Idiot qui ne comprend pas
La légende qui, comme ça,
Dit qu'une gitane implora la lune
Jusqu'au lever du jour
Pleurant elle demandait un gitan qui voudrait
L'épouser par amour.
Une immense roue dorée tournait lentement avec un cliquetis au dessus de la ville, presque superposée avec la lune. C'était étrange de voir ce genre de paysage auquel je n'étais pas particulièrement habituée sur mes terres où la technologie n'avait pas une place aussi importante et où elle était souvent alliée aux changelings. J'inspirais l'air nocturne sous l'écharpe qui recouvrait mon museau. Malgré les températures nettement plus élevées la journée, il continuait de faire frais le soir, suffisamment pour que j'ai l'occasion de porter ma cape sans que quiconque ne me lance de regard désapprobateur ou méfiant. De nobles gens promenaient le soir, épaule contre épaule, et écoutant leurs sabots résonner sur le sol carrelé j'appréciais l'air du soir. Le café que j'avais choisi se transformait en bar le soir, alors je pu rester pour profiter de l'air et de mon thé bien après minuit. Les rues étaient vides.
J'entendais des rires à l'intérieur : personne ne semblait décidé à sortir de la boutique, parfois j'en voyais qui titubaient dehors en riant, d'autres fois je voyais une dame ou un sir glisser tranquillement dehors pour rentrer chez soi. Mais à partir d'une certaine heure, plus personne. Juste moi à ma table avec une tasse comportant un fond de thé qui était devenu froid. J'aimais le thé glacé ! Attendre ainsi la nuit tombée était devenu un quotidien pour moi, je me sentais plus à l'aise et plus inspirée tandis que je me reposais à ce café. Le barman était habitué à me voir maintenant. Sorti rentrer quelques chaises, il m'accorda une légère inclinaison de la tête et je lui souriais en retour. Il n'avait jamais vu mon visage puisque je portais cape et écharpe, mais nous avions eu l'occasion de parler poésie. Il déposa une nouvelle tasse de thé sur la table et refusa que je le paie pour celle-ci.

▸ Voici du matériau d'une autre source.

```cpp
#include "../../include/ttcr_amd.h"
#include "fsm_kernels.h"
#include "fsm_fast_api.h"
#include "fsm_tape_api.h"
#include "fsm_adjoint_api.h"
// ... 492 lines not shown
                    const int ja = std::max(j0 - 2 * H, 0), jb = std::min(jm + 2 * H, geom.NJ - 1);
                    const int ka = std::max(k0 - 2 * H, 0), kb = std::min(km + 2 * H, geom.NK - 1);
                    const int ja2 = rj != prj ? geom.NJ - 1 - jb : ja, jb2 = rj != prj ? geom.NJ - 1 - ja : jb;
                    const int ka2 = rk != prk ? geom.NK - 1 - kb : ka, kb2 = rk != prk ? geom.NK - 1 - ka : kb;
                    for (int tk = ka2 / PK; tk <= kb2 / PK; ++tk)
                        for (int tj = ja2 / PJ; tj <= jb2 / PJ; ++tj) t = std::max(t, tf[(size_t)(d - 1) * n_patches + (size_t)tk * npj + tj]);
                }
                ts[me] = t;
                tf[me] = t + ((jm - j0) + (km - k0) + geom.NF + C - 1) / C + 1.0;
            }
        }
        std::vector<uint32_t> idx((size_t)n_patches * ndir);
        size_t q = 0;
        std::vector<uint32_t> ent((size_t)n_patches * ndir);
        std::vector<double> key((size_t)n_patches * ndir);
        for (int d = 0; d < ndir; ++d)
            for (uint32_t e : diag_order) {
                const int TJ = e & 0xffffu, TK = e >> 16;
                ent[q] = (uint32_t)TJ | ((uint32_t)TK << 14) | ((uint32_t)d << 28);
                key[q] = ts[(size_t)d * n_patches + (size_t)TK * npj + TJ];
                idx[q] = (uint32_t)q;
                ++q;
            }
        std::stable_sort(idx.begin(), idx.end(), [&](uint32_t a2, uint32_t b2) { return key[a2] < key[b2]; });
        for (uint32_t i2 : idx) out.push_back(ent[i2]);
        return out;
    }

    template <int DIM, int H>
    void launch_sweeps_persistent(int batch) {
        constexpr int C0 = ChunkCfg<T, DIM>::C;
        if constexpr (DIM == 3 && C0 == 8) {
            const int below = H == 2 ? weno_c16_below : sizeof(T) == 4 ? std::numeric_limits<int>::max() : f64_c16_below;
            if (NS == 1 && mode == 2 && (lone_chunk == 16 || fast_now<H>()) && batch < below) {
                launch_sweeps_persistent_ns<DIM, H, 1, 16, true>(batch);
                return;
            }
        }
        if (H == 2 && DIM == 3 && NS == 2 && batch >= weno_ch4_min && C0 == 8) {
            if (NS == 2) launch_sweeps_persistent_ns<DIM, H, 2, (H == 2 && DIM == 3) ? 4 : C0>(batch);
            else launch_sweeps_persistent_ns<DIM, H, 1, (H == 2 && DIM == 3) ? 4 : C0>(batch);
        } else {
            if (NS == 2) launch_sweeps_persistent_ns<DIM, H, 2, C0>(batch); else launch_sweeps_persistent_ns<DIM, H, 1, C0>(batch);
        }
    }

    template <int DIM, int H, int NSV, int CH, bool XS_ONLY = false>
    void launch_sweeps_persistent_ns(int batch) {
        using C = TileCfg<T, DIM>;
        PersistArgs<T> pa;
        SweepArgs<T>& a = pa.s;
        constexpr bool NO_PRE = CH == 16 && H == 1 && DIM == 3;
        const size_t dyn_lds = NO_PRE ? 0 : xs_dyn_lds(batch);
        a.tt = d_tt.p;
        a.ts = NS;
        a.lmask = d_lmask.p;
        a.frozen = d_mask.p;
        a.bbox = d_bbox.p;
        a.change = d_change.p;
        a.slots = d_slots.p;
        a.tiles = nullptr;
        a.g = geom;
        a.prof = d_prof.p;
        a.mask_words = (uint32_t)mask_words;
        a.dx = dx;
        a.dz = dz;
        a.w = 0;
        a.variant = DIM == 3 ? 0 : (dx == dz ? 1 : 2);
        pa.order = d_order.p;
        pa.sync = d_sync.p;
        pa.n_patches = n_patches;
        pa.batch = batch;
        pa.timeout_ticks = 300000000ull;
        pa.stamp = d_stamp.p;
        pa.iter_ptr = d_iter.p;
        pa.evals = d_evals.p;
        pa.nbf = nbf; pa.nbj = nbj; pa.nbk = nbk;
        pa.ndir = DIM == 3 ? 8 : 4;
        pa.skip = skip_now(batch) ? (std::getenv("TTCR_FSM_SKIP_ALL_DIRTY") ? 2 : 1) : 0;
        pa.cmap = d_cmap.p;
        pa.cw = cmap_words;
        pa.sw = std::getenv("TTCR_FSM_NO_SW") ? nullptr : d_sw.p;
        pa.n_sw_groups = n_groups();
        pa.n_sw_sweeps = sw_sweeps;

        const size_t wg_cap = (fsm_looped(DIM == 3, H) && persist_wgs > 0) ? (size_t)persist_wgs : ~(size_t)0;
        const dim3 block(C::PJ * C::PK), grid((unsigned)std::min<size_t>((size_t)n_patches * batch, wg_cap));
        const int ndir = DIM == 3 ? 8 : 4;
        {
            const bool pre_ = mode == 2 && !NO_PRE && (DIM == 2 || batch >= pre_min || dyn_lds > 0);
            char nm[160];
            std::snprintf(nm, sizeof nm, "fsm_sweep_persistent<%s,%d,%d,%d,%s,%s,%d,%d,%s,%s>", sizeof(T) == 4 ? "float" : "double", C::PJ, C::PK, CH,
                          DIM == 3 ? "true" : "false", skip_now(batch) ? "true" : "false", H, NSV, mode == 2 ? "true" : "false", pre_ ? "true" : "false");
            last_kernel = nm;
        }
        if (mode == 2) {
            pa.ssh = d_ssh.p;
            pa.ssh_stride = ssh_stride;
            pa.dir = 0;
            a.rf = a.rj = a.rk = a.rev = 0;
            a.s_sheared = nullptr;
            pa.timeout_ticks = 1000000000ull;
            const dim3 gridx((unsigned)std::min<size_t>((size_t)n_patches * batch * ndir, wg_cap));
            pa.order = d_order_xs[H == 2 ? 1 : 0][batch < time_order_below ? 1 : 0].p;
            const bool pre = DIM == 2 || batch >= pre_min || dyn_lds > 0;
            if constexpr (std::is_same<T, float>::value) {
                if (fast_now<H>() && (H == 1 || NSV == 1)) {
                    const FastCfg fc{H, DIM, NSV, CH, skip_now(batch), NO_PRE ? false : pre};
                    last_kernel.insert(last_kernel.size() - 1, ",1");
                    const hipError_t e = fsm_fast_launch(pa, fc, gridx.x, dyn_lds, stream);
                    if (e == hipErrorInvalidValue) throw std::logic_error("arith = 1: no such kernel (" + last_kernel + ")");
                    HIP_CHECK(e);
                    return;
                }
            }
            if constexpr (NO_PRE) {
                (void)pre;
                if (skip_now(batch))
                    fsm_sweep_persistent<T, C::PJ, C::PK, CH, DIM == 3, true, H, NSV, true><<<gridx, block, dyn_lds, stream>>>(pa);
                else
                    fsm_sweep_persistent<T, C::PJ, C::PK, CH, DIM == 3, false, H, NSV, true><<<gridx, block, dyn_lds, stream>>>(pa);
            } else {
                if (skip_now(batch) && pre)
                    fsm_sweep_persistent<T, C::PJ, C::PK, CH, DIM == 3, true, H, NSV, true, true><<<gridx, block, dyn_lds, stream>>>(pa);
                else if (skip_now(batch))
                    fsm_sweep_persistent<T, C::PJ, C::PK, CH, DIM == 3, true, H, NSV, true><<<gridx, block, dyn_lds, stream>>>(pa);
                else if (pre)
                    fsm_sweep_persistent<T, C::PJ, C::PK, CH, DIM == 3, false, H, NSV, true, true><<<gridx, block, dyn_lds, stream>>>(pa);
                else
                    fsm_sweep_persistent<T, C::PJ, C::PK, CH, DIM == 3, false, H, NSV, true><<<gridx, block, dyn_lds, stream>>>(pa);
            }
            HIP_CHECK(hipGetLastError());
            return;
        }
        if (fast_now<H>() && H == 1) throw ValueError("option 'arith' = 1 needs whole-iteration launches (option 'mode' = 2)");
        if constexpr (XS_ONLY) throw std::logic_error("launch_sweeps_persistent_ns: whole-iteration launches only");
        else {
        pa.ssh = nullptr;
        pa.ssh_stride = 0;
        static const int RX2[4] = {0, 1, 1, 0}, RZ2[4] = {0, 0, 1, 1};
        for (int d = 0; d < ndir; ++d) {
            int fam;
            if (DIM == 3) {
                a.rf = d & 1; a.rj = (d >> 1) & 1; a.rk = (d >> 2) & 1;
                a.rev = a.rk;
                fam = (a.rf ^ a.rk) | ((a.rj ^ a.rk) << 1);
            } else {
                a.rj = RX2[d]; a.rf = RZ2[d]; a.rk = 0;
                a.rev = a.rj;
                fam = a.rf ^ a.rj;
            }
            a.s_sheared = d_ssh.p + (size_t)fam * ssh_stride;
            pa.dir = d;
            if (skip_now(batch))
                fsm_sweep_persistent<T, C::PJ, C::PK, CH, DIM == 3, true, H, NSV, false><<<grid, block, 0, stream>>>(pa);
            else
                fsm_sweep_persistent<T, C::PJ, C::PK, CH, DIM == 3, false, H, NSV, false><<<grid, block, 0, stream>>>(pa);
        }
        HIP_CHECK(hipGetLastError());
        }
    }

    void build_tile_lists(int PJ, int PK, int BL) {
        std::vector<uint32_t> all;
        tile_off.assign(n_launch, 0);
        tile_cnt.assign(n_launch, 0);
        for (int w = 0; w < n_launch; ++w) {
            tile_off[w] = (int)all.size();
            for (int m = 0; m <= geom.npj + geom.npk - 2; ++m) {
                const int L0 = BL * w - m * (BL - 1);
                for (int TK = std::max(0, m - geom.npj + 1); TK <= std::min(m, geom.npk - 1); ++TK) {
                    const int TJ = m - TK;
                    const int j0 = TJ * PJ, k0 = TK * PK;
                    const int jmaxp = std::min(j0 + PJ, geom.NJ) - 1, kmaxp = std::min(k0 + PK, geom.NK) - 1;
// ... 3350 lines not shown
```

ttcr_amd/csrc/fsm_fast.hip:

```cpp
#include "fsm_fast_api.h"

namespace ttcr_amd {

template <int PJ, int PK, int C, bool IS3D, bool SKIP, int NS, bool PRE, int H = 1>
static hipError_t launch_one(const PersistArgs<float>& pa, unsigned wgs, size_t dyn_lds, hipStream_t stream) {
    fsm_sweep_persistent<float, PJ, PK, C, IS3D, SKIP, H, NS, true, PRE, 1><<<dim3(wgs), dim3(PJ * PK), dyn_lds, stream>>>(pa);
    return hipGetLastError();
}
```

« Belle soirée n'est-ce pas ?
-Charmante... »Il rentra dans le café, mais avant de disparaître me glissa avec un regard méfiant posé au loin. Soyez prudente en rentrant, me dit-il. Prudente ? Je tournais la tête pour remarquer une silhouette prostrée dans le parc à côté. J'aimais passer par le parc pour repartir, mais je n'avais que rarement vu des poney s'y rendre à cette heure. Il semblait perdu. Étrange ! Peu de gens traversent une ville par cette heure tardive ! Je buvais le fond de ma tasse froide d'un air pensif tout en observant la lune. Il n'aurait manqué qu'un loup hurlant à la lune pour rendre cette nuit mystique et angoissante ! Un hurlement... déchirant !
« NOOOOOOOOOOOOOOOOOOOOOOOOOOOOOOOOOOOOOOOOOOON ! »Le silence retomba comme une pierre sur le bar et la rue. Le hurlement résonnait. Je tournais la tête vers la silhouette. Cabrée en arrière, l'ombre du poney semblait bestiale... Terrifiante ! Je ressentis un frisson, mais des murmures désapprobateurs vinrent accompagner ma pensée. Les poneys du bar jetaient des regards accusateurs à l'extérieur. Pauvre fou ! Voilà ce qu'ils devaient penser ! Moi, je regardais le poney avec inquiétude et embarras. D'où venait-il ? Je n'avais pas dans l'habitude d'aller aborder ainsi un poney dans la rue. Surtout en pleine nuit ! Mais la situation m'agaçait, un poney semblait dans le besoin et les autres riaient de lui ou le regardaient avec cruauté ! La nuit était l'abri de nombreux fous et enfants perdus, incompris. Une nuit qui ne faisait que refroidir encore leur cœur...
Lune tu veux être mère,
Tu ne trouves pas l'amour qui exauce ta prière,
Dis-moi lune d'argent, toi qui n'as pas de bras,
Comment bercer l'enfant ?
Je me relevait, m'emparent délicatement avec les dents de ma tasse de thé chaude dont une fumée délicate s'échappait avec une délicate odeur de lavande. Marchant doucement, je me rendais vers le poney, et arrivée non loin de lui je déposais la tasse devant lui, toujours délicatement.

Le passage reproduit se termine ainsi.